兩宋之際,發生宋、金對抗,金兵對中原地區的野蠻軍事行動引起中原人口的第三次大規模南下,渡江人口高達600多萬人,長江流域再次接納了大批北方移民,并且憑淮守江,保護了華夏文明的血脈。從此中國文化依據長江流域這片沃土堅守和創新,中國經濟中心也徹底轉移到長江一線,尤其是長江下游地區成為全國最富庶之地,乃至南宋時期形成了“上有天堂,下有蘇杭”之說。

江南貢院 攝影/ VCG
元明清時代,是中國的又一個大統一時期。元代的長江流域,棉種植業和棉紡業都堪稱發達,出現了黃道婆這樣的紡織技術改革家。元代為了發展海外瓷器貿易,在景德鎮創燒青花瓷,從此,景德鎮就發展成為中國及世界的“瓷都”。
明代早期,朱元璋以南京為中心,建立了明朝政治、經濟、文化、軍事、外交等一系列制度。永樂十九年,朱棣遷都北京時,實際是把南京的國家文明體系遷往北京,包括其宮室、陵寢規劃建設制度等。國家經濟上更是依賴南方,明清兩代每年通過大運河北運的漕糧都在300萬石以上,宣德時最高可達674萬石,成化八年(1472年)始規定歲運400萬石的常額,而漕糧所出主要是在長江一線各省域。明清三大織造中心(南京、蘇州、杭州)都在長江流域;瓷都景德鎮、陶都宜興分別位于長江中下游。明末江西人宋應星在其巨著《天工開物》中詳細記錄了當時長江中游區域豐富多彩的傳統手工業。明代的南京先后為首都和陪都所在,人口達百萬左右,是沿江規模最大的城市,它借助長江運道,一舉成為海上絲路的中心城市,在這里,鄭和七下西洋,28年間航行世界30余國,把古老的海上絲綢之路推到了歷史的巔峰。

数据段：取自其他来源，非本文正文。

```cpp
static int lists_shard_impl(l3d_ctx* c, uint32_t rank, uint32_t world, int64_t view0, int64_t view1, void* slab_ptr[4],
                            uint64_t slab_bytes[4], void* full_ptr[4]) {
    if (!c || !slab_ptr || !slab_bytes || !full_ptr) return fail(L3D_ERR_ARG, "null argument");
    std::lock_guard<std::recursive_mutex> lk(c->mu);
    if (c->state != l3d_ctx::BEGUN) return fail(L3D_ERR_STATE, "l3d_match_begin must precede l3d_lists_shard");
    (void)hipSetDevice(c->device);
    const int rc = [&]() -> int {
        if (world == 0 || world > kListPools || rank >= world) return fail(L3D_ERR_ARG, "rank / world out of range");
        const uint32_t V = (uint32_t)c->order.size();
        uint32_t v0, v1;
        if (view0 >= 0) {
            if (view1 < view0 || (uint64_t)view1 > V) return fail(L3D_ERR_ARG, "view range out of bounds");
            v0 = (uint32_t)view0; v1 = (uint32_t)view1;
        } else {
// ... 266 lines not shown
    const ZeroLayout z = zero_layout(V, G);
    const ListPools lp = list_pools(c, pool0, npools);
    const SimConst simc = sim_thresholds(c->two_sigA_sqr);
    uint64_t max_slots = 0;
    for (uint32_t p = 0; p < P; ++p) max_slots = std::max<uint64_t>(max_slots, c->pair_slots(p));
    L3D_HIP_CHECK(hipMemsetAsync(c->d_lzero.p, 0, z.words * 4 + std::max<uint64_t>(c->n_slots, 1), st));
    g_trace.mark("zero block memset enqueued");
    const ListView* lviews = (const ListView*)c->d_ltab.p;
    const OutPair* opairs = (const OutPair*)(c->d_ltab.p + (size_t)V * 32);
    const InPair* ipairs = (const InPair*)(c->d_ltab.p + ((size_t)V + P) * 32);
    const PairCsr* pair_poff = (const PairCsr*)(c->d_ltab.p + ((size_t)V + P) * 32 + (size_t)c->n_in_pairs * 16);
    {
        uint32_t max_Mt = 0;
        for (auto& pd : c->pairs) if (pd.tgt > pd.src && pd.tgt >= v0 && pd.tgt < v0 + nv) max_Mt = std::max(max_Mt, pd.Mt);
        if (max_Mt) {
            if (max_Mt > 32768 || std::getenv("L3D_CSR_GLOBAL")) L3D_HIP_CHECK(c->d_csr_dummy.reserve((size_t)P * 64));
            L3D_HIP_CHECK(launch_pair_csr(c->d_pairs.p, P, max_Mt, pair_poff, c->d_inv_tgt.p, c->tgt16, c->d_poff.p, c->d_inv_refs.p,
                                          c->d_csr_dummy.p, v0, v0 + nv, max_slots, c->ragged ? c->d_row_start.p : nullptr, st));
        }
    }
    g_trace.mark("pair CSRs enqueued");
    const uint32_t mean_list = c->n_ents ? (uint32_t)(c->n_ents / std::max<uint32_t>(G, 1))
                                         : (uint32_t)(1.5 * (double)c->n_slots / std::max<uint32_t>(G, 1));
    const HugeScratchArgs hsa{c->d_huge_f32.p, c->d_huge_u32.p, (uint64_t*)c->d_huge_u64.p, c->huge_cap, mean_list,
                              c->huge_skip ? 0u : 1u, c->list4_skip ? 0u : 1u};
    c->huge_ran = !c->huge_skip; c->list4_ran = !c->list4_skip;
    c->lists_wide = mean_list > kWideMeanList;
    uint32_t max_M = 0;
    for (uint32_t vi = v0; vi < v0 + nv; ++vi) max_M = std::max(max_M, c->order[vi]->M);
    L3D_HIP_CHECK(launch_lists(v0, nv, max_M, c->d_views.p, c->d_pairs.p, lviews, opairs, ipairs, c->d_gseg_view.p,
                               c->d_poff.p, c->d_inv_refs.p, c->d_hyp_p.p, c->d_hyp_q.p, c->d_slots.p, c->kNN > 0 ? (uint32_t)c->kNN : 0u, simc, lp,
                               c->d_seg_of_g.p, hsa, st));
    if (c->ev_on(9)) L3D_HIP_CHECK(hipEventRecord(c->ev[9], st));
    g_trace.mark("list pass enqueued");
    return L3D_OK;
}

struct TailShard { uint32_t v0, v1, g0, g1, pool0, npools; };
static TailShard whole_tail(const l3d_ctx* c) { return TailShard{0u, (uint32_t)c->order.size(), 0u, c->G, 0u, kListPools}; }

static int tail_count_run(l3d_ctx* c, bool fresh, const TailShard& ts) {
    g_trace.mark("tail_run enter");
    hipStream_t st = c->stream;
    const uint32_t V = (uint32_t)c->order.size(), G = c->G;
    const ZeroLayout z = zero_layout(V, G);
    const bool dep = ts.npools < kListPools && c->shard_world > 1 && c->shard_dep_rank0 <= c->shard_rank;
    const uint32_t cp0 = dep ? c->shard_dep_rank0 * c->shard_ppr : 0u, cp1 = dep ? (c->shard_rank + 1) * c->shard_ppr : kListPools;
    const ListPools lp = list_pools(c, cp0, cp1 - cp0), lps = list_pools(c, ts.pool0, ts.npools);
// ... 100 lines not shown
    const uint32_t V = (uint32_t)c->order.size();
    const uint32_t* h = c->h_fin.p;
    const uint32_t* h0 = h + kFinHead;
    const uint32_t* changed = h + kListPools * 16 + 32;
    c->n_surv = h0[2]; c->n_hyps = h0[3];
    c->tm.tied_rows = h0[0];
    {
        uint64_t ents = 0, inv = 0, cands = 0, hdrs = 0;
        for (uint32_t q = 0; q < kListPools; ++q) { ents += h[q * 16 + 5]; inv += h[q * 16 + 6]; cands += h[q * 16 + 3]; hdrs += h[q * 16 + 1]; }
        c->n_ents = (uint32_t)std::min<uint64_t>(ents, 0xFFFFFFFFu);
        c->tm.list_entries = c->n_ents;
        c->tm.list_inverse = (uint32_t)std::min<uint64_t>(inv, 0xFFFFFFFFu);
        c->tm.list_candidates = (uint32_t)std::min<uint64_t>(cands, 0xFFFFFFFFu);
        c->tm.list_headers = (uint32_t)std::min<uint64_t>(hdrs, 0xFFFFFFFFu);
        c->tm.slots_lo = (uint32_t)c->n_slots; c->tm.slots_hi = (uint32_t)(c->n_slots >> 32);
    }
    {
        const uint32_t* hf = h + kListPools * 16;
        g_list_counters[kLcTier2Lists].fetch_add(hf[7], std::memory_order_relaxed);
        g_list_counters[kLcTier4Lists].fetch_add(hf[4], std::memory_order_relaxed);
        g_list_counters[kLcHugeLists].fetch_add(hf[5], std::memory_order_relaxed);
        g_list_counters[c->lists_wide ? kLcWidePasses : kLcNarrowPasses].fetch_add(1, std::memory_order_relaxed);
        g_list_counters[kLcEdgesGlobalSegments].fetch_add(hf[kFlagEdgesGlobal], std::memory_order_relaxed);
    }
    for (uint32_t s2 = 0; s2 < c->chain_enqueued; ++s2) c->tm.chain_sweeps += changed[s2] ? 1u : 0u;
    c->chain_need = c->tm.chain_extra_rounds ? kChainSweeps : c->tm.chain_sweeps;
    c->chain_hist[c->chain_hist_at++ & 3u] = c->chain_need;
    {
        uint64_t ne = 0;
        uint32_t me = 0, mh = 0, ms = 0, mc = 0;
        for (uint32_t q = 0; q < kListPools; ++q) {
            ne += h[q * 16];
            me = std::max(me, h[q * 16]); mh = std::max(mh, h[q * 16 + 1]);
            ms = std::max(ms, std::max(h[q * 16 + 2], h[q * 16 + 4])); mc = std::max(mc, h[q * 16 + 3]);
        }
        c->tm.support_words = (uint32_t)ne;
        auto fit = [](uint32_t cap, uint32_t need, uint32_t lowest) {
            const uint32_t want = std::max(need + need / 4 + 64, lowest);
            return cap > want + want / 2 ? want : cap;
        };
        c->lp_ecap = fit(c->lp_ecap, me, 256); c->lp_hcap = fit(c->lp_hcap, mh, 128);
        c->lp_scap = fit(c->lp_scap, ms, 64); c->lp_ccap = fit(c->lp_ccap, mc, 512);
    }
    for (uint32_t vi = 0; vi < V; ++vi) c->order[vi]->median_depth = ((const float*)h0)[8 + vi];
    c->host_offsets_valid = false;
    if (c->timing_pending) {
// ... 188 lines not shown
```

Before: 964,400.

## Process short segments in 16-lane groups in k_edges and prefetch edges in scoring

k_edges now packs four segments per wave, one per 16-lane group with its own LDS slice, for segments up to a group cap. Longer segments fall back to a whole-wave pass, which walks the headers a second time. The grid is capped at a fixed wave count, and new counters record how many segments took each path. The chain-sweep and score kernels now load headers and edges as 128-bit vector loads, software-prefetch the next edge batch and positive bytes, and hoist the per-view max-score atomic so each lane issues at most one, skipping it when a hint read shows no increase. The aim is better lane use on short lists and lower memory latency, at the cost of more complexity, extra counter atomics, and possible divergence.

```diff
diff --git a/line3dpp_amd/csrc/k_lists.hip b/line3dpp_amd/csrc/k_lists.hip
--- a/line3dpp_amd/csrc/k_lists.hip
+++ b/line3dpp_amd/csrc/k_lists.hip
@@ -1,4 +1,5 @@
 #include <algorithm>
+#include <cstddef>
 #include <cstdlib>
 #include <type_traits>
 
@@ -774,32 +775,75 @@
     cr->sim = ok ? sim : -1.0f;
 }
 
+template <class T>
+__device__ __forceinline__ void pin1(const T& v) { asm volatile("" ::"v"(v)); }
+template <class... T>
+__device__ __forceinline__ void pin(const T&... v) { (pin1(v), ...); }
+__device__ __forceinline__ void pin(const uint4& q) { asm volatile("" ::"v"(q.x), "v"(q.y), "v"(q.z), "v"(q.w)); }
+__device__ __forceinline__ HypHdr load_hdr(const HypHdr* p) {
+    union { HypHdr h; uint4 q[4]; } u;
+    const uint4* s = reinterpret_cast<const uint4*>(p);
+    u.q[0] = s[0]; u.q[1] = s[1]; u.q[2] = s[2]; u.q[3] = s[3];
+    return u.h;
+}
+struct HypHead {
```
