static bool wgrad3_ok(int M, int Nx) {
    const bool tall = M >= Nx;
    const int wide = tall ? M : Nx + 2, narrow = tall ? Nx + 2 : M;
    return getenv("RNDE_WGRAD_LEGACY") == nullptr && getenv("RNDE_WGRAD_V2") == nullptr && M % 4 == 0 && Nx % 4 == 0 && wide > 656 &&
           wide <= 800 && narrow <= 112;
}
static rnde_status launch_wgrad_part(rnde_node* h, const EvalDesc* ev, int n_evals, int per_chunk, int M, int Nx, int Bpad,
                                     float* slab, int* chunk_cursor, hipStream_t s, int max_chunks = 0) {
    if (n_evals <= 0) return RNDE_OK;
    const int mtiles = (M + 31) / 32, ntiles = (Nx + 2 + 31) / 32;
    const bool tall = M >= Nx;
    const int MB = tall ? 2 : 4, NB = tall ? 4 : 2;
    const int blocks = ((mtiles + MB - 1) / MB) * ((ntiles + NB - 1) / NB);
    const long long len = (long long)M * (Nx + 2);
    const int chunks = (n_evals + per_chunk - 1) / per_chunk;
    float* dst = slab + (size_t)(*chunk_cursor) * len;
    static const bool legacy = getenv("RNDE_WGRAD_LEGACY") != nullptr;
    const bool fits = tall ? (Nx + 2 <= 128) : (M <= 128);
    if (wgrad3_ok(M, Nx)) {
        const int total_steps = n_evals * ((Bpad + 31) / 32);
        static const int target_chunks = getenv("RNDE_WGRAD3_CHUNKS") ? atoi(getenv("RNDE_WGRAD3_CHUNKS")) : 128;
        int sc = std::max(1, std::min({max_chunks > 0 ? max_chunks : target_chunks, total_steps, 256}));
        const int steps_per_chunk = (total_steps + sc - 1) / sc;
        sc = (total_steps + steps_per_chunk - 1) / steps_per_chunk;
        if ((size_t)(*chunk_cursor + sc) * (size_t)len > h->bw.slab_floats) { h->err = "weight-gradient slab overflow"; return RNDE_ERR_BAD_ARG; }
        const bool x3_off = getenv("RNDE_X3_WGRAD_OFF") != nullptr;
        const bool x3_half = getenv("RNDE_X3_WGRAD_HALF") != nullptr;
        const int TT4 = ((tall ? M : Nx + 2) + 15) / 16;
        if (h->x3_packed && !x3_off && !x3_half && TT4 >= 28 && TT4 <= 52) {
            static const int target4 = getenv("RNDE_WGRAD4_CHUNKS") ? atoi(getenv("RNDE_WGRAD4_CHUNKS")) : 64;
            int sc4 = std::max(1, std::min({max_chunks > 0 ? max_chunks / 2 : target4, total_steps, 256}));
            const int spc4 = (total_steps + sc4 - 1) / sc4;
            sc4 = (total_steps + spc4 - 1) / spc4;
            if ((size_t)(*chunk_cursor + sc4) * (size_t)len > h->bw.slab_floats) { h->err = "weight-gradient slab overflow"; return RNDE_ERR_BAD_ARG; }
            static DeviceOnce attr4;
            if (attr4.need()) {
                HIPCHK(h, hipFuncSetAttribute((const void*)rnde_wgrad4x_kernel<true>, hipFuncAttributeMaxDynamicSharedMemorySize, (int)kWx4LdsBytes));
                HIPCHK(h, hipFuncSetAttribute((const void*)rnde_wgrad4x_kernel<false>, hipFuncAttributeMaxDynamicSharedMemorySize, (int)kWx4LdsBytes));
                attr4.done();
            }
            const dim3 g4(32 * ((sc4 + 7) / 8));
            if (tall) hipLaunchKernelGGL((rnde_wgrad4x_kernel<true>), g4, dim3(448), kWx4LdsBytes, s, ev, n_evals, spc4, sc4, M, Nx, Bpad, dst);
            else hipLaunchKernelGGL((rnde_wgrad4x_kernel<false>), g4, dim3(448), kWx4LdsBytes, s, ev, n_evals, spc4, sc4, M, Nx, Bpad, dst);
            HIPCHK(h, hipGetLastError());
            *chunk_cursor += sc4;
            return RNDE_OK;
        }
        if (h->x3_packed && !x3_off) {
            static DeviceOnce attrx;
            if (attrx.need()) {
                HIPCHK(h, hipFuncSetAttribute((const void*)rnde_wgrad3x_kernel<true>, hipFuncAttributeMaxDynamicSharedMemorySize, (int)kWxLdsBytes));
                HIPCHK(h, hipFuncSetAttribute((const void*)rnde_wgrad3x_kernel<false>, hipFuncAttributeMaxDynamicSharedMemorySize, (int)kWxLdsBytes));
                attrx.done();
            }
            if (tall) hipLaunchKernelGGL((rnde_wgrad3x_kernel<true>), dim3(2, sc), dim3(448), kWxLdsBytes, s, ev, n_evals, steps_per_chunk, M, Nx, Bpad, dst);
            else hipLaunchKernelGGL((rnde_wgrad3x_kernel<false>), dim3(2, sc), dim3(448), kWxLdsBytes, s, ev, n_evals, steps_per_chunk, M, Nx, Bpad, dst);
            HIPCHK(h, hipGetLastError());
            *chunk_cursor += sc;
            return RNDE_OK;
        }
        const size_t lds = (size_t)2 * 32 * (464 + 144) * sizeof(float);
        static DeviceOnce attr;
        if (attr.need()) {
            HIPCHK(h, hipFuncSetAttribute((const void*)rnde_wgrad3_kernel<true>, hipFuncAttributeMaxDynamicSharedMemorySize, (int)lds));
            HIPCHK(h, hipFuncSetAttribute((const void*)rnde_wgrad3_kernel<false>, hipFuncAttributeMaxDynamicSharedMemorySize, (int)lds));
            attr.done();
        }
        if (tall) hipLaunchKernelGGL((rnde_wgrad3_kernel<true>), dim3(2, sc), dim3(448), lds, s, ev, n_evals, steps_per_chunk, M, Nx, Bpad, dst);
        else hipLaunchKernelGGL((rnde_wgrad3_kernel<false>), dim3(2, sc), dim3(448), lds, s, ev, n_evals, steps_per_chunk, M, Nx, Bpad, dst);
        HIPCHK(h, hipGetLastError());
        *chunk_cursor += sc;
        return RNDE_OK;
    }
    if (!legacy && fits) {
        const int pblocks = tall ? (M + 127) / 128 : (Nx + 2 + 127) / 128;
        const int total_steps = n_evals * ((Bpad + 31) / 32);
        static const int target_wgs = getenv("RNDE_WGRAD_WGS") ? atoi(getenv("RNDE_WGRAD_WGS")) : 768;
        int sc = std::max(1, std::min({target_wgs / pblocks, total_steps, 256}));
        const int steps_per_chunk = (total_steps + sc - 1) / sc;
        sc = (total_steps + steps_per_chunk - 1) / steps_per_chunk;
        if ((size_t)(*chunk_cursor + sc) * (size_t)len > h->bw.slab_floats) { h->err = "weight-gradient slab overflow"; return RNDE_ERR_BAD_ARG; }
        if (tall) hipLaunchKernelGGL((rnde_wgrad2_kernel<true>), dim3(pblocks, sc), dim3(256), 0, s, ev, n_evals, steps_per_chunk, M, Nx, Bpad, dst);
        else hipLaunchKernelGGL((rnde_wgrad2_kernel<false>), dim3(pblocks, sc), dim3(256), 0, s, ev, n_evals, steps_per_chunk, M, Nx, Bpad, dst);
        HIPCHK(h, hipGetLastError());
        *chunk_cursor += sc;
        return RNDE_OK;
    } else {
        if ((size_t)(*chunk_cursor + chunks) * (size_t)len > h->bw.slab_floats) { h->err = "weight-gradient slab overflow"; return RNDE_ERR_BAD_ARG; }
        if (tall) hipLaunchKernelGGL((rnde_wgrad_kernel<2, 4>), dim3(blocks, chunks), dim3(64), 0, s, ev, n_evals, per_chunk, M, Nx, Bpad, dst);
        else hipLaunchKernelGGL((rnde_wgrad_kernel<4, 2>), dim3(blocks, chunks), dim3(64), 0, s, ev, n_evals, per_chunk, M, Nx, Bpad, dst);
    }
    HIPCHK(h, hipGetLastError());
    *chunk_cursor += chunks;
    return RNDE_OK;
}
static rnde_status launch_wgrad_reduce(rnde_node* h, const float* slab, int chunks, int M, int Nx, float* out, hipStream_t s) {
    const long long len = (long long)M * (Nx + 2);
    const int grid = (int)std::min<long long>((len + 255) / 256, 2048);
    if (chunks <= 16) {
        hipLaunchKernelGGL(rnde_wgrad_reduce, dim3(grid, 1), dim3(256), 0, s, slab, chunks, chunks, len, out);
    } else {
        const int per_group = (chunks + 15) / 16, groups = (chunks + per_group - 1) / per_group;
        hipLaunchKernelGGL(rnde_wgrad_reduce, dim3(grid, groups), dim3(256), 0, s, slab, chunks, per_group, len, h->bw.slab_r);
        hipLaunchKernelGGL(rnde_wgrad_reduce, dim3(grid, 1), dim3(256), 0, s, (const float*)h->bw.slab_r, groups, groups, len, out);
    }
    HIPCHK(h, hipGetLastError());
    return RNDE_OK;
}
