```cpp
__device__ __forceinline__ uint32_t dropout_keep8(const IqRng& r, uint64_t group, uint32_t thresh) {
  u32x4 b = philox4x32((uint32_t)group, (uint32_t)(group >> 32), r.site, r.step,
                          (uint32_t)r.seed, (uint32_t)(r.seed >> 32));
  uint32_t m = 0;
#pragma unroll
  for (int i = 0; i < 4; ++i) {
    m |= ((b[i] & 0xFFFFu) >= thresh ? 1u : 0u) << (2 * i);
    m |= ((b[i] >> 16) >= thresh ? 1u : 0u) << (2 * i + 1);
  }
  return m;
}

__host__ __device__ inline uint32_t dropout_thresh(float p) {
  float t = p * 65536.0f + 0.5f;
  if (t < 0.f) t = 0.f;
  if (t > 65535.f) t = 65535.f;
  return (uint32_t)t;
}
__host__ __device__ inline float dropout_scale(float p) {
  uint32_t t = dropout_thresh(p);
  return 65536.0f / (65536.0f - (float)t);
}

inline bool dropout_unpack(const iq_dropout_t* d, int* on, IqRng* rng, uint32_t* thresh, float* dscale) {
  *on = 0; *rng = IqRng{0, 0, 0, nullptr}; *thresh = 0; *dscale = 1.f;
  if (!d || !(d->p > 0.f)) return true;
  *on = 1;
  *rng = IqRng{d->seed, d->step, d->site, d->step_dev};
  *thresh = dropout_thresh(d->p);
  *dscale = dropout_scale(d->p);
  return d->p < 1.f;
}

constexpr int vmcnt_imm(int n) { return (n & 15) | ((n >> 4) << 14) | 0x0F70; }

__device__ __forceinline__ int xcd_remap(int bid, int nwg) {
  const int NX = 8;
  int q = nwg / NX, r = nwg % NX;
  int xcd = bid % NX, idx = bid / NX;
  int base = (xcd < r) ? xcd * (q + 1) : r * (q + 1) + (xcd - r) * q;
  return base + idx;
}

// ... 11 lines not shown
```

vit-vs-raw-iq_amd/csrc/ffn_chain.hip:

```cpp
#include <stdlib.h>

#include <type_traits>

#include "common.h"
#include "iqvit.h"
#include "prof.h"

namespace {

constexpr int FC_CHUNK = 64, FC_NS = 3, FC_MAXW = 7;

struct FfnChainParams {
  const bf16* X1; const bf16* W1; const bf16* W2;
  const float* b1; const float* b2; const float* gamma; const float* beta;
  bf16* H; bf16* Z; bf16* X; float* mean; float* rstd;
  uint32_t* gate;
  int M, F;
  float eps;
  int drop1_on, drop2_on; IqRng rng1, rng2; uint32_t thresh1, thresh2; float dscale1, dscale2;
  const bf16* A0; const bf16* W0; const bf16* R0; const float* b0; const float* gamma0; const float* beta0;
  bf16* Z0; bf16* X1out; float* mean0; float* rstd0;
  int drop0_on; IqRng rng0; uint32_t thresh0; float dscale0;
  const bf16* Wq; const float* bq; bf16* Yq;
};

template <int CPR> __device__ __forceinline__ int fc_swz(int row, int ch) {
  return CPR == 16 ? (ch ^ (row & 15)) : CPR == 8 ? (ch ^ ((row >> 1) & 7)) : ((ch & ~7) | ((ch & 7) ^ ((row >> 1) & 7)));
}
template <int OFF>
__device__ __forceinline__ void lds_read128(bf16x8& dst, uint32_t addr) {
  asm volatile("ds_read_b128 %0, %1 offset:%2" : "=v"(dst) : "v"(addr), "n"(OFF));
}
#define FC_LGKM_WAIT(N)                                  \
  do {                                                   \
    asm volatile("s_waitcnt lgkmcnt(%0)" ::"n"(N) : "memory"); \
    __builtin_amdgcn_sched_barrier(0);                   \
  } while (0)

__device__ __forceinline__ int fc_kperm(int g) { return ((g & 1) << 1) | (g >> 1); }
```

一個區域,如果只有經濟,沒有文化,其經濟也不可能持久,只有讓經濟與文化互相促進,螺旋上升,才能保證社會的良性發展,明清時代的長江流域正體現出這種態勢。明清時代,長江流域已經是人才淵藪。位于南京的國子監,一度學生規模達到9000多人;“江南貢院”作為長江下游科舉重地,走出過大批封建國家治國人才;蘇州則成為“狀元之鄉”。美國學者馬麥可認為,15至18世紀,蘇州儒、商結合的社會精英分子有雄厚的經濟實力和文化上的獨特創造能力,他們能通過詩禮傳家、科舉考試等途徑,一代一代形成良性循環,從而影響整個江南乃至明代中國。從更大的范圍而言,明清時代,長江流域整體上處于全國經濟的高位,由此推動了文化的發達和思想的創新。在長江流域,明清時代產生過大量優秀學術成果,如王陽明的心學,王艮的泰州學派,無錫的東林之學,顧炎武為代表的實學,湖南復興的湖湘學派等。其中“湖湘學派”起于兩宋,到明末清初以王夫之為代表,形成名家層出的態勢,從曾國藩、左宗棠、郭嵩燾、魏源、陶澍、賀長齡到譚嗣同、陳天華、黃興等,展現了該學派經世務實、愛國體民的優良傳統。《農政全書》《天工開物》《本草綱目》《徐霞客游記》《景德鎮陶錄》《物理小識》《古今歷法通考》《補農書》等諸多講求實學的著作在長江流域誕生,許多優秀文化也隨之積累和傳播。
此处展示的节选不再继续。